EXERCISE DIRECTIONS. Every entry should appear in your answer exactly as it does here.

─── SOURCE INFORMATION ───

__device__ __forceinline__ unsigned pack_h2(float a, float b) {
  const half2v h = {(_Float16)a, (_Float16)b};
// ... 31 lines not shown
               ::"v"(lane_bytes), "s"(bs), "s"(__builtin_amdgcn_readfirstlane(la)) : "memory", "m0");
}

__device__ __forceinline__ void wave_lds_fence() {
  __builtin_amdgcn_fence(__ATOMIC_RELEASE, "wavefront");
  __builtin_amdgcn_wave_barrier();
  __builtin_amdgcn_fence(__ATOMIC_ACQUIRE, "wavefront");
}

__device__ __forceinline__ int clamp64(int n) { return n < 0 ? 0 : (n > 64 ? 64 : n); }
__device__ __forceinline__ unsigned long long prefix(int n) { return n >= 64 ? ~0ull : ((1ull << n) - 1ull); }

struct S2Row {
  int c;
  float s, ep;
  bool bad;
};
template <bool SECOND = true>
__device__ __forceinline__ S2Row s2_place_row(const uint4 ra, const uint4 rb, const int u, const int cbase, const float uf,
                                              const float u2f, const float tw1, const float tw0, const float tolf) {
  const unsigned m = ra.x;
  const bool second = SECOND && (unsigned)u > (m & 31u);
  const float F = __uint_as_float(second ? rb.y : ra.y), e1 = __uint_as_float(second ? rb.z : ra.z),
              e2 = __uint_as_float(second ? rb.w : ra.w);
  const int irel = (int)(second ? rb.x : ra.x) >> 16;
  const bool last = (unsigned)u == ((m >> kRecLastShift) & 63u);
  const float frac = fmaf(u2f, e2, fmaf(uf, e1, F));
  const float e = fmaf(e2, last ? tw0 : tw1, e1);
  const float ri = rintf(frac);
  S2Row o;
  o.s = frac - ri;
  o.c = cbase + irel + (int)ri;
  o.ep = __builtin_amdgcn_fmed3f(e, 0.0f, 3.0e38f);
  o.bad = (m & (kRecSlow0 | kRecSlow1 | kRecCubic)) != 0u || !(fabsf(fabsf(o.s) - 0.5f) > tolf);
  return o;
}


constexpr int kRingF = 1024;
constexpr int kRingH = 512;

template <int NCH, bool MOM = true>
struct S3Lds {
  static constexpr bool kMoments = MOM;
  float ring_head[4 * NCH];
  float ring[kRingF * NCH];
  float ring_tail[4 * NCH];
  _Float16 img[2 * NCH][kRingH];
  float4v qa[kPass];
  float4v qm0[MOM ? kPass : kPass / 4];
  float4v qm1[MOM ? kPass : 1];
  __device__ __forceinline__ float& e2d2(int sl) {
    return MOM ? reinterpret_cast<float*>(&qm0[sl])[3] : reinterpret_cast<float*>(&qm0[0])[sl];
  }
  __device__ __forceinline__ const float& e2d2(int sl) const {
    return MOM ? reinterpret_cast<const float*>(&qm0[sl])[3] : reinterpret_cast<const float*>(&qm0[0])[sl];
  }
#ifdef PAR_S3_LDS_PAD
  uint4 pad[PAR_S3_LDS_PAD / 16];
#endif
  uint4 recs[4][16];
};
static_assert(offsetof(S3Lds<1>, img) % 16 == 0 && offsetof(S3Lds<1>, qa) % 16 == 0 && offsetof(S3Lds<1>, recs) % 16 == 0, "16-byte aligned");
static_assert(offsetof(S3Lds<2>, ring) % 16 == 0 && offsetof(S3Lds<2>, img) % 16 == 0 && offsetof(S3Lds<2>, qa) % 16 == 0 &&
              offsetof(S3Lds<2>, recs) % 16 == 0, "16-byte aligned");
static_assert(sizeof(S3Lds<2>) <= 20480, "eight stereo streams per compute unit (160 KB of LDS)");
using S3LdsUnity = S3Lds<1, false>;
static_assert(sizeof(S3LdsUnity) <= 10240 && offsetof(S3LdsUnity, recs) % 16 == 0 && offsetof(S3LdsUnity, qa) % 16 == 0,
              "sixteen fc = 1 streams per compute unit");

───

SOLUTION TO THE PROBLEM.
__device__ __forceinline__ unsigned pack_h2(float a, float b) {
  const half2v h = {(_Float16)a, (_Float16)b};
// ... 31 lines not shown
               ::"v"(lane_bytes), "s"(bs), "s"(__builtin_amdgcn_readfirstlane(la)) : "memory", "m0");
}

__device__ __forceinline__ void wave_lds_fence() {
  __builtin_amdgcn_fence(__ATOMIC_RELEASE, "wavefront");
  __builtin_amdgcn_wave_barrier();
  __builtin_amdgcn_fence(__ATOMIC_ACQUIRE, "wavefront");
}

__device__ __forceinline__ int clamp64(int n) { return n < 0 ? 0 : (n > 64 ? 64 : n); }
__device__ __forceinline__ unsigned long long prefix(int n) { return n >= 64 ? ~0ull : ((1ull << n) - 1ull); }

struct S2Row {
  int c;
  float s, ep;
  bool bad;
};
template <bool SECOND = true>
__device__ __forceinline__ S2Row s2_place_row(const uint4 ra, const uint4 rb, const int u, const int cbase, const float uf,
                                              const float u2f, const float tw1, const float tw0, const float tolf) {
  const unsigned m = ra.x;
  const bool second = SECOND && (unsigned)u > (m & 31u);
  const float F = __uint_as_float(second ? rb.y : ra.y), e1 = __uint_as_float(second ? rb.z : ra.z),
              e2 = __uint_as_float(second ? rb.w : ra.w);
  const int irel = (int)(second ? rb.x : ra.x) >> 16;
  const bool last = (unsigned)u == ((m >> kRecLastShift) & 63u);
  const float frac = fmaf(u2f, e2, fmaf(uf, e1, F));
  const float e = fmaf(e2, last ? tw0 : tw1, e1);
  const float ri = rintf(frac);
  S2Row o;
  o.s = frac - ri;
  o.c = cbase + irel + (int)ri;
  o.ep = __builtin_amdgcn_fmed3f(e, 0.0f, 3.0e38f);
  o.bad = (m & (kRecSlow0 | kRecSlow1 | kRecCubic)) != 0u || !(fabsf(fabsf(o.s) - 0.5f) > tolf);
  return o;
}


constexpr int kRingF = 1024;
constexpr int kRingH = 512;

template <int NCH, bool MOM = true>
struct S3Lds {
  static constexpr bool kMoments = MOM;
  float ring_head[4 * NCH];
  float ring[kRingF * NCH];
  float ring_tail[4 * NCH];
  _Float16 img[2 * NCH][kRingH];
  float4v qa[kPass];
  float4v qm0[MOM ? kPass : kPass / 4];
  float4v qm1[MOM ? kPass : 1];
  __device__ __forceinline__ float& e2d2(int sl) {
    return MOM ? reinterpret_cast<float*>(&qm0[sl])[3] : reinterpret_cast<float*>(&qm0[0])[sl];
  }
  __device__ __forceinline__ const float& e2d2(int sl) const {
    return MOM ? reinterpret_cast<const float*>(&qm0[sl])[3] : reinterpret_cast<const float*>(&qm0[0])[sl];
  }
#ifdef PAR_S3_LDS_PAD
  uint4 pad[PAR_S3_LDS_PAD / 16];
#endif
  uint4 recs[4][16];
};
static_assert(offsetof(S3Lds<1>, img) % 16 == 0 && offsetof(S3Lds<1>, qa) % 16 == 0 && offsetof(S3Lds<1>, recs) % 16 == 0, "16-byte aligned");
static_assert(offsetof(S3Lds<2>, ring) % 16 == 0 && offsetof(S3Lds<2>, img) % 16 == 0 && offsetof(S3Lds<2>, qa) % 16 == 0 &&
              offsetof(S3Lds<2>, recs) % 16 == 0, "16-byte aligned");
static_assert(sizeof(S3Lds<2>) <= 20480, "eight stereo streams per compute unit (160 KB of LDS)");
using S3LdsUnity = S3Lds<1, false>;
static_assert(sizeof(S3LdsUnity) <= 10240 && offsetof(S3LdsUnity, recs) % 16 == 0 && offsetof(S3LdsUnity, qa) % 16 == 0,
              "sixteen fc = 1 streams per compute unit");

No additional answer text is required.